-- WORK TO COMPLETE --
Copy out each line in the listing below where the word "names" appears.

-- SUPPLIED RECORDS --

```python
class knob:

    def __init__(self, name, value):
        self.name, self.value = name, value

    def __enter__(self):
        self.old = os.environ.get(self.name)
        os.environ[self.name] = str(self.value)
        lib().cdll.plmc_dev_reload_knobs()
        return self

    def __exit__(self, *exc):
        if self.old is None:
            os.environ.pop(self.name, None)
        else:
            os.environ[self.name] = self.old
        lib().cdll.plmc_dev_reload_knobs()
        return False


def mfma_rate(dtype=torch.float32, device=None):
    L = lib().cdll
    dev = torch.device("cuda", torch.cuda.current_device()) if device is None else device
    kind = 2 if dtype == "bf16" else int(dtype == torch.float64)
    sink = torch.empty(4 * 1024 * 256, dtype=torch.float32 if kind == 2 else dtype, device=dev)
    out = _c.c_double(0.0)
    with torch.cuda.device(dev):
        torch.cuda.synchronize(dev)
        rc = L.plmc_prof_mfma_rate(kind, ptr(sink), sink.numel() * sink.element_size(), _c.byref(out))
    if rc != 0:
        raise RuntimeError("plmc_prof_mfma_rate failed: %s" % L.plmc_last_error().decode())
    return out.value


def exported_symbols():
    names = list(_PLAIN)
    for base in _TYPED:
        names += [base + "_f32", base + "_f64"]
    return names


class _Lib:
    def __init__(self):
        if not os.path.exists(LIB_PATH):
            raise RuntimeError(
                "projectedlmc: %s not found -- build it with `python -c 'import __graft_entry__ as g; g.build()'` "
                "(hipcc --offload-arch=gfx950).  There is no CPU fallback." % LIB_PATH)
        self.cdll = ctypes.CDLL(LIB_PATH)
        for name, (args, res) in _PLAIN.items():
            fn = getattr(self.cdll, name)
            fn.argtypes, fn.restype = args, res
        for base, args in _TYPED.items():
            for suf in ("_f32", "_f64"):
                fn = getattr(self.cdll, base + suf)
                fn.argtypes, fn.restype = args, _I
        if self.cdll.plmc_version() != ABI_VERSION:
            raise RuntimeError("projectedlmc: %s is ABI version %d, this package needs %d (the scratch-size contract of "
                               "plmc_potrf_* / plmc_kinv_grad_* differs) -- rebuild it" % (LIB_PATH, self.cdll.plmc_version(), ABI_VERSION))

    def call(self, base, dtype, *args):
        suf = "_f32" if dtype == torch.float32 else "_f64"
        fn = getattr(self.cdll, base + suf)
        device = next((a.device for a in reversed(args) if isinstance(a, StreamHandle)), None)
        if device is not None and device.index is not None and device.index != torch.cuda.current_device():
            with torch.cuda.device(device):
                rc = fn(*args)
        else:
            rc = fn(*args)
        if rc != 0:
            raise RuntimeError("%s%s failed (%d): %s" % (base, suf, rc, self.cdll.plmc_last_error().decode()))


_lib = None


def lib():
    global _lib
    if _lib is None:
        _lib = _Lib()
    return _lib


def ptr(t):
    return None if t is None else _c.c_void_p(t.data_ptr())


class StreamHandle(_c.c_void_p):
    device = None


def stream_handle(stream, device):
    h = StreamHandle(stream.cuda_stream)
    h.device = torch.device(device) if not isinstance(device, torch.device) else device
    if h.device.index is None:
        h.device = torch.device("cuda", torch.cuda.current_device())
    return h


def stream_ptr(device):
    return stream_handle(torch.cuda.current_stream(device), device)


def require_device(*tensors):
    for t in tensors:
        if t is not None and not t.is_cuda:
            raise RuntimeError(
                "projectedlmc (MI355X build): the exact-GP hot path runs only on ROCm device tensors "
                "(got a %s tensor); there is no CPU fallback -- move model and data with .cuda()." % t.device.type)
```

Measured before the change: 56.91 iters/sec.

-- COMPLETED TASK --
    names = list(_PLAIN)
        names += [base + "_f32", base + "_f64"]
    return names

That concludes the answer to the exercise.